Na outra ponta da equação, se não administrarmos bem nossas reações, o estressado pode disseminar o sentimento negativo. Charlotte comenta que a família também acaba por sofrer os impactos do cenário de aceleração do trabalho.

Quando parar?

Se o problema está na velocidade dos acontecimentos e no excesso de demandas, estabelecer limitações é a alternativa. “É importante se questionar: ‘Onde estão meus limites? Do que posso abrir mão e do que não posso?’”, sugere Charlotte. Ter momentos no cotidiano em que você possa parar, se perceber e respirar é uma recomendação da especialista. A pausa consciente é benéfica para a mente e complementa outras ações, como o processo psicoterapêutico. Manter relações saudáveis e realizar atividades físicas são ações que ajudam a controlar o humor e aumentar a expectativa de vida.

Estresse: um problema feminino?

Na pesquisa Stress no Brasil 2022: a herança da pandemia da Covid-19, as mulheres relataram o problema mais frequentemente do que os homens — com prevalência de 25,2% entre o público feminino, contra 16,8% entre os homens. O histórico do levantamento confirma essa tendência nos anos anteriores. A psicóloga Charlotte Spode aponta alguns motivos para essa diferença: “É evidente que as mulheres enfrentam uma sobrecarga maior com a casa e os filhos. Embora essa não seja uma obrigação natural, existe uma cultura que delega a elas esse papel”, sintetiza.

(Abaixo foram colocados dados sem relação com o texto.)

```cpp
int wino3_forward(hipStream_t st, int ngroups, const float* const* x, const float* const* wpk, const float* const* bias, float* const* y,
                  int N, int H, int W) {
    W3Args a;
    memset(&a, 0, sizeof(a));
    for (int g = 0; g < ngroups; ++g) {
        if (!wpk[g] || !x[g] || !y[g] || (uintptr_t)x[g] % 16 || (uintptr_t)wpk[g] % 16) return 0;
        a.x[g] = x[g]; a.u[g] = wpk[g] + kWino3UOffset; a.bias[g] = bias ? bias[g] : nullptr; a.y[g] = y[g];
    }
    a.N = N; a.H = H; a.W = W;
    hipLaunchKernelGGL(wino3_fused_k, dim3((unsigned)(N * (H / 8) * (W / 16)), ngroups), dim3(512), 0, st, a);
    if (hipGetLastError() != hipSuccess) { cg::fail("wino3_forward: launch failed"); return -1; }
    opt_count(OPT_WINO3_LAUNCHES);
    return 1;
}

}
```

Before: 23620.

## Make Winograd 3x3 conv kernel persistent with prefetch of next input patch

```diff
diff --git a/cat-generator_amd/csrc/common.h b/cat-generator_amd/csrc/common.h
--- a/cat-generator_amd/csrc/common.h
+++ b/cat-generator_amd/csrc/common.h
@@ -45,7 +45,7 @@
 enum Opt {
     OPT_SKINNY, OPT_GEMM_BK32, OPT_WINO_BK, OPT_NN_TILE, OPT_TN_TILE, OPT_NN_SPLITS, OPT_TN_SPLITS,
     OPT_XCD_SWIZZLE, OPT_NN_GLDS, OPT_TN_GLDS, OPT_WINO_GLDS, OPT_PAD_SKIP, OPT_WINO3, OPT_WINO_DGRAD_FUSE, OPT_WINO_DGRAD_FUSE_LAUNCHES,
-    OPT_WINO3_LAUNCHES, OPT_PACK_WIDE, OPT_SAMPLER_ATOMIC_LAUNCHES, OPT_COUNT
+    OPT_WINO3_LAUNCHES, OPT_PACK_WIDE, OPT_SAMPLER_ATOMIC_LAUNCHES, OPT_WINO3_RESIDENT, OPT_WINO3_WGS, OPT_COUNT
 };
 long opt(Opt o);
 void opt_count(Opt o);
diff --git a/cat-generator_amd/csrc/ops.hip b/cat-generator_amd/csrc/ops.hip
--- a/cat-generator_amd/csrc/ops.hip
+++ b/cat-generator_amd/csrc/ops.hip
@@ -22,7 +22,7 @@
     {"CG_SKINNY", 1}, {"CG_GEMM_BK32", 1}, {"CG_WINO_BK", 0}, {"CG_NN_TILE", 0}, {"CG_TN_TILE", 0}, {"CG_NN_SPLITS", 0}, {"CG_TN_SPLITS", 0},
     {"CG_XCD_SWIZZLE", 7}, {"CG_NN_GLDS", 1}, {"CG_TN_GLDS", 1}, {"CG_WINO_GLDS", 1}, {"CG_PAD_SKIP", 20}, {"CG_WINO3", 1},
     {"CG_WINO_DGRAD_FUSE", 1}, {"CG_WINO_DGRAD_FUSE_LAUNCHES", 0}, {"CG_WINO3_LAUNCHES", 0}, {"CG_PACK_WIDE", 1},
-    {"CG_SAMPLER_ATOMIC_LAUNCHES", 0},
+    {"CG_SAMPLER_ATOMIC_LAUNCHES", 0}, {"CG_WINO3_RESIDENT", 1}, {"CG_WINO3_WGS", 0},
 };
 long g_opt_val[OPT_COUNT];
 int g_opt_state[OPT_COUNT];
diff --git a/cat-generator_amd/csrc/wino3.hip b/cat-generator_amd/csrc/wino3.hip
--- a/cat-generator_amd/csrc/wino3.hip
+++ b/cat-generator_amd/csrc/wino3.hip
@@ -25,7 +25,7 @@
 using cg::tile_of_row;
 using cg::tile_of_row_c;
 
-template <int XI>
+template <int XI, bool PK>
 __device__ __forceinline__ void wino_row(const float* P, int tyl, int txl, int h, __amdgpu_buffer_rsrc_t rsU, unsigned uvoff, f32x16 (&T)[2]) {
     constexpr int I1 = XI == 0 ? 0 : (XI == 2 ? 2 : 1), I2 = XI == 0 ? 2 : (XI == 1 ? 2 : (XI == 2 ? 1 : 3));
     constexpr bool PLUS = XI == 1;
@@ -39,21 +39,36 @@
         for (int r = 0; r < 16; ++r) acc[k][r] = 0.f;
 #pragma unroll 2
     for (int s = 0; s < CG_PROBE_HALF(8, 8); ++s) {
-        float4 e[4];
-#pragma unroll
-        for (int c = 0; c < 4; ++c) {
-            const float4 d1 = ld4(r1 + c * PLD + 8 * s), d2 = ld4(r2 + c * PLD + 8 * s);
-            e[c].x = PLUS ? d1.x + d2.x : d1.x - d2.x; e[c].y = PLUS ? d1.y + d2.y : d1.y - d2.y;
-            e[c].z = PLUS ? d1.z + d2.z : d1.z - d2.z; e[c].w = PLUS ? d1.w + d2.w : d1.w - d2.w;
-        }
         float4 v[4], ua[4];
-#pragma unroll
-        for (int nu = 0; nu < 4; ++nu) {
-            constexpr int J1[4] = {0, 1, 2, 1}, J2[4] = {2, 2, 1, 3};
-            const float4 a = e[J1[nu]], b = e[J2[nu]];
-            if (nu == 1) { v[nu].x = a.x + b.x; v[nu].y = a.y + b.y; v[nu].z = a.z + b.z; v[nu].w = a.w + b.w; }
-            else { v[nu].x = a.x - b.x; v[nu].y = a.y - b.y; v[nu].z = a.z - b.z; v[nu].w = a.w - b.w; }
-            ua[nu] = bufld4(rsU, uvoff, (((XI * 4 + nu) * 16 + 2 * s) * C) * 16);
+        constexpr int J1[4] = {0, 1, 2, 1}, J2[4] = {2, 2, 1, 3};
+        if (PK) {
+            f32x4 e[4];
+#pragma unroll
+            for (int c = 0; c < 4; ++c) {
+                const f32x4 d1 = *reinterpret_cast<const f32x4*>(r1 + c * PLD + 8 * s), d2 = *reinterpret_cast<const f32x4*>(r2 + c * PLD + 8 * s);
+                e[c] = PLUS ? d1 + d2 : d1 - d2;
+            }
+#pragma unroll
+            for (int nu = 0; nu < 4; ++nu) {
+                const f32x4 t = nu == 1 ? e[J1[nu]] + e[J2[nu]] : e[J1[nu]] - e[J2[nu]];
+                v[nu] = make_float4(t.x, t.y, t.z, t.w);
+                ua[nu] = bufld4(rsU, uvoff, (((XI * 4 + nu) * 16 + 2 * s) * C) * 16);
+            }
+        } else {
+            float4 e[4];
+#pragma unroll
+            for (int c = 0; c < 4; ++c) {
+                const float4 d1 = ld4(r1 + c * PLD + 8 * s), d2 = ld4(r2 + c * PLD + 8 * s);
+                e[c].x = PLUS ? d1.x + d2.x : d1.x - d2.x; e[c].y = PLUS ? d1.y + d2.y : d1.y - d2.y;
+                e[c].z = PLUS ? d1.z + d2.z : d1.z - d2.z; e[c].w = PLUS ? d1.w + d2.w : d1.w - d2.w;
+            }
+#pragma unroll
+            for (int nu = 0; nu < 4; ++nu) {
+                const float4 a = e[J1[nu]], b = e[J2[nu]];
+                if (nu == 1) { v[nu].x = a.x + b.x; v[nu].y = a.y + b.y; v[nu].z = a.z + b.z; v[nu].w = a.w + b.w; }
+                else { v[nu].x = a.x - b.x; v[nu].y = a.y - b.y; v[nu].z = a.z - b.z; v[nu].w = a.w - b.w; }
+                ua[nu] = bufld4(rsU, uvoff, (((XI * 4 + nu) * 16 + 2 * s) * C) * 16);
+            }
         }
 #define CG_W3_MF(comp) \
     _Pragma("unroll") for (int nu = 0; nu < 4; ++nu) acc[nu] = __builtin_amdgcn_mfma_f32_32x32x2f32(v[nu].comp, ua[nu].comp, acc[nu], 0, 0, 0);
@@ -69,7 +84,7 @@
     int N, H, W;
 };
 
-__global__ __launch_bounds__(512, 2) void wino3_fused_k(W3Args a) {
+__global__ __launch_bounds__(512, 2) void wino3_oneblock_k(W3Args a) {
     __shared__ __attribute__((aligned(16))) float P[PH * PW * PLD];
     const int tid = threadIdx.x, lane = tid & 63, wave = __builtin_amdgcn_readfirstlane(tid >> 6);
     const int j = lane & 31, h = lane >> 5;
@@ -107,10 +122,10 @@
     const __amdgpu_buffer_rsrc_t rsU = __builtin_amdgcn_make_buffer_rsrc((void*)U, 0, kUFloats * 4, 0x00020000);
     const unsigned uvoff = (unsigned)(h * C + nt * 32 + j) * 16u;
     f32x16 T[2];
-    if (xi == 0) wino_row<0>(P, tyl, txl, h, rsU, uvoff, T);
-    else if (xi == 1) wino_row<1>(P, tyl, txl, h, rsU, uvoff, T);
-    else if (xi == 2) wino_row<2>(P, tyl, txl, h, rsU, uvoff, T);
-    else wino_row<3>(P, tyl, txl, h, rsU, uvoff, T);
+    if (xi == 0) wino_row<0, false>(P, tyl, txl, h, rsU, uvoff, T);
+    else if (xi == 1) wino_row<1, false>(P, tyl, txl, h, rsU, uvoff, T);
+    else if (xi == 2) wino_row<2, false>(P, tyl, txl, h, rsU, uvoff, T);
+    else wino_row<3, false>(P, tyl, txl, h, rsU, uvoff, T);
 
     __syncthreads();
     float* X = P + nt * 6 * 1024;
@@ -141,6 +156,119 @@
         const int t0 = tile_of_row_c(row0), t1 = tile_of_row_c(row0 + 4);
         const int off0 = (t0 >> 3) * rowb + (t0 & 7) * colb, off1 = (t1 >> 3) * rowb + (t1 & 7) * colb;
         __builtin_amdgcn_raw_buffer_store_b32(__float_as_uint(v + bco), rsy, lane_base + (h ? off1 : off0), 0, 0);
+    }
+}
+
+constexpr int kPatchIts = (PH * PW + 31) / 32;
+constexpr int kResidentWgs = 2 * cg::kNumCU;
+
+__device__ __forceinline__ int fresh(int v) { asm volatile("" : "+v"(v)); return v; }
+
+__device__ __forceinline__ void patch_load(float4 (&pf)[kPatchIts], const float* x, int b, bool valid, int H, int W, int tid) {
+    const int bxn = W >> 4, byn = H >> 3;
+    const int bx = b % bxn, by = (b / bxn) % byn, n = b / (bxn * byn);
+    const __amdgpu_buffer_rsrc_t rsx = __builtin_amdgcn_make_buffer_rsrc((void*)(x + (long)n * H * W * C), 0, (unsigned)(H * W * C * 4), 0x00020000);
+    const int q = tid & 15, pix0 = tid >> 4;
+#pragma unroll
+    for (int it = 0; it < kPatchIts; ++it) {
+        const int pix = pix0 + 32 * it, pr = pix / PW, pc = pix - pr * PW;
+        const int iy = by * 8 - 1 + pr, ix = bx * 16 - 1 + pc;
+        const bool in = valid & ((unsigned)iy < (unsigned)H) & ((unsigned)ix < (unsigned)W);
+        pf[it] = bufld4(rsx, in ? (unsigned)(((iy * W + ix) * C + q * 4) * 4) : 0x80000000u, 0);
+    }
+}
+__device__ __forceinline__ void patch_store(float* P, const float4 (&pf)[kPatchIts], int tid) {
+    const int q = tid & 15, pix0 = tid >> 4;
+#pragma unroll
+    for (int it = 0; it < kPatchIts; ++it) {
+        const int pix = pix0 + 32 * it, pr = pix / PW;
+        if (pix < PH * PW) *reinterpret_cast<float4*>(P + pix * PLD + ((q ^ ((pr >> 1) & 1)) << 2)) = pf[it];
+    }
+}
+template <int XI>
+__device__ __forceinline__ void publish(float* X, int lane, const f32x16 (&T)[2]) {
+#pragma unroll
+    for (int r = 0; r < 16; ++r) {
+        const int k = r * 64 + lane;
+        if (XI == 1) { X[0 * 1024 + k] = T[0][r]; X[5 * 1024 + k] = T[1][r]; }
+        if (XI == 2) { X[1 * 1024 + k] = T[0][r]; X[3 * 1024 + k] = T[1][r]; }
+        if (XI == 0) X[2 * 1024 + k] = T[1][r];
+        if (XI == 3) X[4 * 1024 + k] = T[0][r];
+    }
+}
+template <int XI>
+__device__ __forceinline__ void finish(const float* X, int lane, const f32x16 (&T)[2], float (&v)[16]) {
+#pragma unroll
+    for (int r = 0; r < 16; ++r) {
+        const int k = r * 64 + lane;
+        if (XI == 0) v[r] = (T[0][r] + X[0 * 1024 + k]) + X[1 * 1024 + k];
+        else if (XI == 1) v[r] = (X[2 * 1024 + k] + T[1][r]) + X[3 * 1024 + k];
+        else if (XI == 2) v[r] = (X[0 * 1024 + k] - T[0][r]) - X[4 * 1024 + k];
+        else v[r] = (X[5 * 1024 + k] - X[3 * 1024 + k]) - T[1][r];
+    }
+}
+
+__global__ __launch_bounds__(512, 4) void wino3_fused_k(W3Args a) {
+    __shared__ __attribute__((aligned(16))) float P[12 * 1024];
+    const int wave = __builtin_amdgcn_readfirstlane(threadIdx.x >> 6);
+    const int xi = wave & 3, nt = wave >> 2;
+    const int grp = blockIdx.y;
+    const float* __restrict__ x = a.x[grp];
+    const float* __restrict__ bias = a.bias[grp];
+    float* __restrict__ y = a.y[grp];
+    const int H = a.H, W = a.W;
+    const int bxn = W >> 4, byn = H >> 3, nblocks = a.N * byn * bxn;
+    const __amdgpu_buffer_rsrc_t rsU = __builtin_amdgcn_make_buffer_rsrc((void*)a.u[grp], 0, kUFloats * 4, 0x00020000);
+    float* X = P + nt * 6 * 1024;
+    float4 pf[kPatchIts];
+    int b = blockIdx.x;
+    patch_load(pf, x, b, true, H, W, fresh(threadIdx.x));
+    patch_store(P, pf, fresh(threadIdx.x));
+    for (;;) {
+        __syncthreads();
+        f32x16 T[2];
+        {
+            const int tid = fresh(threadIdx.x), j = tid & 31, h = (tid >> 5) & 1;
+            const int tl = tile_of_row(j), tyl = tl >> 3, txl = tl & 7;
+            const unsigned uvoff = (unsigned)(h * C + nt * 32 + j) * 16u;
+            if (xi == 0) wino_row<0, true>(P, tyl, txl, h, rsU, uvoff, T);
+            else if (xi == 1) wino_row<1, true>(P, tyl, txl, h, rsU, uvoff, T);
+            else if (xi == 2) wino_row<2, true>(P, tyl, txl, h, rsU, uvoff, T);
+            else wino_row<3, true>(P, tyl, txl, h, rsU, uvoff, T);
+        }
+        const int bn = b + (int)gridDim.x;
+        const bool more = bn < nblocks;
+        const float bco = bias ? bias[nt * 32 + (fresh(threadIdx.x) & 31)] : 0.f;
+        patch_load(pf, x, more ? bn : b, more, H, W, fresh(threadIdx.x));
+        __syncthreads();
+        const int tid = fresh(threadIdx.x), lane = tid & 63, j = tid & 31, h = (tid >> 5) & 1;
+        if (xi == 0) publish<0>(X, lane, T);
+        else if (xi == 1) publish<1>(X, lane, T);
+        else if (xi == 2) publish<2>(X, lane, T);
+        else publish<3>(X, lane, T);
+        __syncthreads();
+        float v[16];
+        if (xi == 0) finish<0>(X, lane, T, v);
+        else if (xi == 1) finish<1>(X, lane, T, v);
+        else if (xi == 2) finish<2>(X, lane, T, v);
+        else finish<3>(X, lane, T, v);
+        if (more) {
+            __syncthreads();
+            patch_store(P, pf, fresh(threadIdx.x));
+        }
+        const int bx = b % bxn, by = (b / bxn) % byn, n = b / (bxn * byn);
+        const __amdgpu_buffer_rsrc_t rsy = __builtin_amdgcn_make_buffer_rsrc((void*)(y + (long)n * H * W * C), 0, (unsigned)(H * W * C * 4), 0x00020000);
+        const int lane_base = (((by * 8 + (xi >> 1)) * W + bx * 16 + (xi & 1)) * C + nt * 32 + j) * 4;
+        const int rowb = 2 * W * C * 4, colb = 2 * C * 4;
+#pragma unroll
+        for (int r = 0; r < 16; ++r) {
+            const int row0 = (r & 3) + 8 * (r >> 2);
+            const int t0 = tile_of_row_c(row0), t1 = tile_of_row_c(row0 + 4);
+            const int off0 = (t0 >> 3) * rowb + (t0 & 7) * colb, off1 = (t1 >> 3) * rowb + (t1 & 7) * colb;
+            __builtin_amdgcn_raw_buffer_store_b32(__float_as_uint(v[r] + bco), rsy, lane_base + (h ? off1 : off0), 0, 0);
+        }
+        if (!more) break;
+        b = bn;
     }
 }
 
@@ -185,7 +313,14 @@
         a.x[g] = x[g]; a.u[g] = wpk[g] + kWino3UOffset; a.bias[g] = bias ? bias[g] : nullptr; a.y[g] = y[g];
     }
     a.N = N; a.H = H; a.W = W;
-    hipLaunchKernelGGL(wino3_fused_k, dim3((unsigned)(N * (H / 8) * (W / 16)), ngroups), dim3(512), 0, st, a);
+    const int blocks = N * (H / 8) * (W / 16);
+    if (opt(OPT_WINO3_RESIDENT) == 0)
+        hipLaunchKernelGGL(wino3_oneblock_k, dim3((unsigned)blocks, ngroups), dim3(512), 0, st, a);
+    else {
+        const long cap = opt(OPT_WINO3_WGS);
+        const int wgs = (int)std::min<long>(blocks, cap > 0 ? cap : std::max(1, kResidentWgs / ngroups));
+        hipLaunchKernelGGL(wino3_fused_k, dim3((unsigned)wgs, ngroups), dim3(512), 0, st, a);
+    }
     if (hipGetLastError() != hipSuccess) { cg::fail("wino3_forward: launch failed"); return -1; }
     opt_count(OPT_WINO3_LAUNCHES);
     return 1;
```

New measurement: 23600. Within noise of the previous version (-0.1%).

Os dados da Pesquisa Nacional por Amostra de Domicílio Contínua 2022 corroboram esse cenário. No comparativo entre trabalhadores, as mulheres ocupadas dedicaram quase sete horas a mais do que os homens aos cuidados do lar e de pessoas. Em números totais, apenas 80,8% dos homens contribuem, de alguma forma, para essas tarefas, enquanto 92,1% das mulheres o fazem. Diante desse contexto de sobrecarga, Charlotte recomenda: “É preciso parar e se questionar: ‘quais direitos meus não estão sendo respeitados dentro da minha própria família?’”.

Enfrentamento do estresse

O levantamento brasileiro indica algumas das formas mais comuns de enfrentar o estresse. Procurar meios para lidar com o problema é a decisão mais popular, adotada por 43% dos respondentes. Na sequência, fazer exercícios físicos, conversar com amigos e assistir TV são escolhas de cerca de 39% do público. Para 34%, buscar um psicólogo é uma alternativa. Por fim, cerca de 33% também sinalizou rezar, orar ou fazer meditação para lidar com o sentimento negativo.